さて、大聖人様ほどの御徳の高い仏様がなぜ国中から憎まれてこのような迫害をお受けになられたのか。
それは、当時邪法をもって国中を誑かしていた念仏・真言・禅・律等の悪僧達が国主及び民衆を煽動して大聖人様を憎ませたからこの迫害が起きたんです。
では、なぜこれらの悪僧は大聖人を憎嫉(憎み怨嫉)したのかといえば、これらの悪僧の身に第六天の魔王が入ったからですね。
この大宇宙には本来仏法を守護する諸天善神が存在するのと同時に、仏法を破壊しようとする魔の生命活動も存在している。
その魔の中の中心的存在を第六天の魔王というわけであります。
この第六天の魔王の働きについて大聖人様は『最蓮房御返事』に(これは、佐渡で仰せられたんですが)次のように仰せ下されております。

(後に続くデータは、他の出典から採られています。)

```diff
@@ -566,13 +575,13 @@
         const int again_r = S.again;
         __syncthreads();
         if (!again_r) break;
-        if (tid == 0) ++S.dbg[3];
+        if (DBG && tid == 0) ++S.dbg[3];
         for (int i = tid; i < 16 * RWW; i += NTHR) { (&S.wake[0][0])[i] |= (&S.defer[1][0][0])[i]; (&S.defer[1][0][0])[i] = 0; }
         for (int i = tid; i < RTMAX * RTMAX; i += NTHR) S.dprio[1][i] = INFBITS;
         __syncthreads();
     }
 
-    if (tid == 0) S.tstamp[4] = wall_clock64();
+    if (DBG && tid == 0) S.tstamp[4] = wall_clock64();
     auto frame_index = [&](int ti, int tj) {
         if (ti < 0) return tj + 1;
         if (ti >= J.ntx) return (J.nty + 2) + tj + 1;
@@ -691,7 +700,7 @@
     if (J.batch) __threadfence(); else __builtin_amdgcn_fence(__ATOMIC_RELEASE, "workgroup");
     __syncthreads();
 
-    if (tid == 0) S.tstamp[5] = wall_clock64();
+    if (DBG && tid == 0) S.tstamp[5] = wall_clock64();
     if (tid == 0) { S.m_r = INFBITS; S.m_l = INFBITS; }
     __syncthreads();
     {
@@ -756,7 +765,7 @@
                 atomicAdd(&P.ctr->elem_evals, 16ull * S.sweeps);
                 if (done) atomicAdd(&P.ctr->expanded, (unsigned long long)S.expanded);
             }
-            if (J.debug & 2) {
+            if (DBG && (debug & 2)) {
                 int nd0 = 0, nd1 = 0, m0 = INFBITS, m1 = INFBITS;
                 for (int i = 0; i < ntl; ++i) { if (S.dprio[0][i] != INFBITS) { ++nd0; m0 = min(m0, S.dprio[0][i]); } if (S.dprio[1][i] != INFBITS) { ++nd1; m1 = min(m1, S.dprio[1][i]); } }
                 int *d = P.lmax;
@@ -812,7 +821,7 @@
             dst[i] = __hip_atomic_load(&src[i], __ATOMIC_RELAXED, __HIP_MEMORY_SCOPE_AGENT);
         __syncthreads();
         if (tid == 0) {
-            if (J.debug & 2) P.lmax[37] = (int)(wall_clock64() - S.tstamp[0]);
+            if (DBG && (debug & 2)) P.lmax[37] = (int)(wall_clock64() - S.tstamp[0]);
             __hip_atomic_store(flag, J.seq, __ATOMIC_RELEASE, __HIP_MEMORY_SCOPE_SYSTEM);
         }
     }
@@ -856,7 +865,7 @@
         const int e = part * 64 + lnw;
         P.bp[(size_t)(gt0 + (J.tx0 + ti) * P.TY + J.ty0 + tj) * TT + e] = Bb[(ti * T + e / T) * RBP + tj * T + e % T];
     }
-    if (J.debug & 2) {
+    if (DBG && (debug & 2)) {
         __syncthreads();
         if (tid == 0) P.lmax[38] = (int)(wall_clock64() - S.tstamp[0]);
     }
```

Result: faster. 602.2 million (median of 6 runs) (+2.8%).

「日本乃至漢土・月氏・一閻浮提に人ごとに有智・無智をきらはず、一同に他事を捨てて南無妙法蓮華経と唱うべし」
ゆえに、もし下種の御本仏が末法に御出現する事を知れば、第六天の魔王は多くの眷属を率いて自ら打ち下って念仏・真言・禅・律等の高僧達の身に入って一国を煽動して大聖人の御命を奪わんとするのです。
かくて、大慈大悲の大聖人様がかえって国中から憎まれ、悪口罵詈され、ついには流罪・死罪の大難をお受けになったのであります。
この事を『撰時抄』にはこう仰せになっておられます。
「予、日本の体を見るに、第六天の魔王智者の身に入りて正師を邪師と為し、善師を悪師と為す、経に『悪鬼其の身に入る』とは是れなり。
日蓮智者に非ずと雖も、第六天の魔王其の身に入らんとするに、兼ねての用心深ければ身に寄せ付けず。
ゆえに、天魔力及ばずして王臣を始めとして良観等の愚癡の法師ばらに取りついて日蓮を怨むなり」
とこう仰せであります。こういう事ですね。
念仏宗の法然、真言宗の弘法、天台宗の慈覚・智証とこれらの者どもはことごとく邪師となって法華経を捨てた。
これも、第六天の魔王が彼らの身に入ったからであります。
このように、第六天の魔王は智者といわれるような者達の身に入って堕落させ、邪法を弘めさせる力を持っているんです。
いわんや、全人類成仏の大法をただ御一人知り給う日蓮大聖人に対して天魔が「何としても大聖人の身に入らん」とする事を図らない事はあり得ないんです。
「何としても大聖人の御身に入りたい」これが、第六天の魔王の狙いであります。
だが、第六天の魔王は大聖人様の御身に入る事はできなかった。
それは「兼ねての用心深ければ身に寄せ付けず」と仰せのこのゆえですね。
法然・弘法・慈覚・智証は世俗の名利が強く、欲深く、かつ臆病であったから天魔がその身に入ったんです。
広布前夜の今において池田大作の身に入ったのもこのゆえですよ。
池田大作もまた世俗の名利が強く、欲深く、かつ臆病であった。ゆえに、天魔がその身に入るわけであります。